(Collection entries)
*** Block opens ***

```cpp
int ff_bwd_split_launch(const rpde_ff_params* p, const float* const* ds, const float* z_last, const float* grad_out,
                        const float* x, float* dz3, float* du2, float* dzb, float* gx, float* slabs, float* gw1, float* part,
                        int* grid_out, long P, void* fimg, hipStream_t st, FoldJobs* folds) {
  RPDE_CHECK_ARG(ff_bwd_split_ok(P, p->dim * p->factor, p->dim) && ds && ds[0] && ds[1] && gx && gw1 && slabs,
                 "ff_bwd_split: unsupported call");
  const char* img;
  const float* consts;
  RPDE_TRY(ff3_fused_bwd_prepare(p, fimg, &img, &consts, st));
  const int ntiles = (int)((P + 31) / 32);
  int cus;
  RPDE_HIP(cu_count(&cus));
  int grid = cus < FS_MAX_GRID ? cus : FS_MAX_GRID;
  if (ntiles < grid) grid = ntiles;
  const DropCfg drop2 = make_drop(p->dropout_p, layer_seed(p->seed, 2), p->seed_epoch);

  FsA a;
  memset(&a, 0, sizeof(a));
  a.g = grad_out; a.z3 = z_last; a.d2 = ds[1];
  a.dz3 = dz3; a.du2 = du2; a.dzb = dzb;
  a.wimg = img; a.consts = consts; a.gamma = p->ln_gamma; a.beta = p->ln_beta; a.part = part;
  a.P = P; a.layer_norm = p->layer_norm; a.eps = p->ln_eps; a.post_act = p->post_act;
  a.drop2 = drop2; a.ntiles = ntiles;
  hipLaunchKernelGGL(k_ffs_adjoint, dim3(grid), dim3(64 * FS_WAVES), 0, st, a);
  RPDE_LAUNCH_CHECK();

  FsB b;
  memset(&b, 0, sizeof(b));
  b.du2 = du2; b.d1 = ds[0]; b.x = x; b.dzb = dzb; b.w1 = p->weights[0];
  b.gx = gx; b.slabs = slabs; b.part = part;
  b.wimg = img; b.consts = consts;
  b.P = P; b.dmax = 1.13f * drop2.scale;
  b.ntiles = ntiles;
  hipLaunchKernelGGL(k_ffs_layer1, dim3(grid), dim3(64 * FS_WAVES), 0, st, b);
  RPDE_LAUNCH_CHECK();
  *grid_out = grid;
  const int hid = p->dim * p->factor;
  if (folds && folds->add(slabs, gw1, hid * p->dim, grid, (long)hid * p->dim)) return RPDE_OK;
  return reduce_slabs(slabs, gw1, (long)hid * p->dim, grid, (long)hid * p->dim, 1.f, 0, st);
}

}
```

Before: 1046 samples/s.

## Restructure FF layer-1 backward pipeline: deeper prefetch, parked W2 fragments, priority split

Reworks the k_ffs_layer1 tile loop so du2 is staged into LDS one tile ahead and fetched two tiles ahead, while d1 and the x maximum for the next tile are loaded at the end of the current iteration. Loads are clamped to the last tile, which removes the has_next branches. Part of the W2 low-half fragments is parked in extra LDS to reduce register pressure, and the dgrad loop double-buffers its LDS fragment reads. Upper waves get a raised scheduling priority. Optional timestamp instrumentation and a profiling script are added behind RPDE_STAMPS. The cost is more LDS, which may affect occupancy at two blocks per CU, plus some redundant clamped loads.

*** Block closes ***

- What is required
Working from the records above, tally the lines that contain "float" and give only the total.

- Solution to this problem
3